# Multi-Stage Residual Income

Hello,
Can some one explain what am I doing wrong in the question. I have written the equation to solve this question in the end:

Question: Castovan’s final assignment is to determine the intrinsic value of TTCI using both a single-stage and a multistage RI model. Selected data and assumptions for TTCI are presented in Exhibit 2.

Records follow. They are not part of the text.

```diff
diff --git a/abpoa_amd/csrc/work_team.h b/abpoa_amd/csrc/work_team.h
--- /dev/null
+++ b/abpoa_amd/csrc/work_team.h
@@ -0,0 +1,63 @@
+#pragma once
+#include <condition_variable>
+#include <functional>
+#include <mutex>
+#include <thread>
+#include <vector>
+
+namespace abpoa_hip {
+
+class WorkTeam {
+public:
+    WorkTeam() = default;
+    WorkTeam(const WorkTeam &) = delete;
+    WorkTeam &operator=(const WorkTeam &) = delete;
+    ~WorkTeam() {
+        { std::lock_guard<std::mutex> lk(mu_); stop_ = true; }
+        cv_work_.notify_all();
+        for (std::thread &t : th_) if (t.joinable()) t.join();
+    }
+    void start(int n_workers) {
+        if (started_) return;
+        started_ = true;
+        th_.resize(n_workers > 0 ? (size_t)n_workers : 0);
+        if (!th_.empty()) th_[0] = std::thread([this] { work(0); });
+    }
+    int workers() const { return (int)th_.size(); }
+    void run(int n, std::function<void(int)> fn) {
+        { std::lock_guard<std::mutex> lk(mu_); fn_ = std::move(fn); n_ = n; next_ = 0; done_ = 0; }
+        cv_work_.notify_all();
+    }
+    template <typename P>
+    void help_until(P ready) {
+        std::unique_lock<std::mutex> lk(mu_);
+        while (!ready()) {
+            if (next_ < n_) { const int i = next_++; lk.unlock(); fn_(i); lk.lock(); ++done_; }
+            else if (done_ < n_) cv_done_.wait(lk);
+            else break;
+        }
+    }
+    void wait_all() { help_until([] { return false; }); }
+
+private:
+    void work(size_t me) {
+        for (size_t c = 2 * me + 1; c <= 2 * me + 2 && c < th_.size(); ++c) th_[c] = std::thread([this, c] { work(c); });
+        std::unique_lock<std::mutex> lk(mu_);
+        for (;;) {
+            cv_work_.wait(lk, [this] { return stop_ || next_ < n_; });
+            if (stop_) return;
+            const int i = next_++;
+            lk.unlock(); fn_(i); lk.lock();
+            ++done_;
+            cv_done_.notify_all();
+        }
+    }
+    std::mutex mu_;
+    std::condition_variable cv_work_, cv_done_;
+    std::function<void(int)> fn_;
+    int n_ = 0, next_ = 0, done_ = 0;
+    bool stop_ = false, started_ = false;
+    std::vector<std::thread> th_;
+};
+
+}
```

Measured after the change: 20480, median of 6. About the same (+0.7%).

Exhibit 2. Tantechi Ltd. (TTCI) Selected Financial Data and Assumptions

|Book value per share|€45.25|
|Market price per share|€126.05|
|Constant long-term ROE|12.00%|
|Constant long-term earnings growth rate|4.50%|
|Cost of equity|8.70%|

For the multistage model, Castovan forecasts TTCI’s ROE to be higher than its long-term ROE for the first three years. Forecasted earnings per share and dividends per share for TTCI are presented in Exhibit 3. Starting in Year 4, Castovan forecasts TTCI’s ROE to revert to the constant long-term ROE of 12% annually. The terminal value is based on an assumption that residual income per share will be constant from Year 3 into perpetuity.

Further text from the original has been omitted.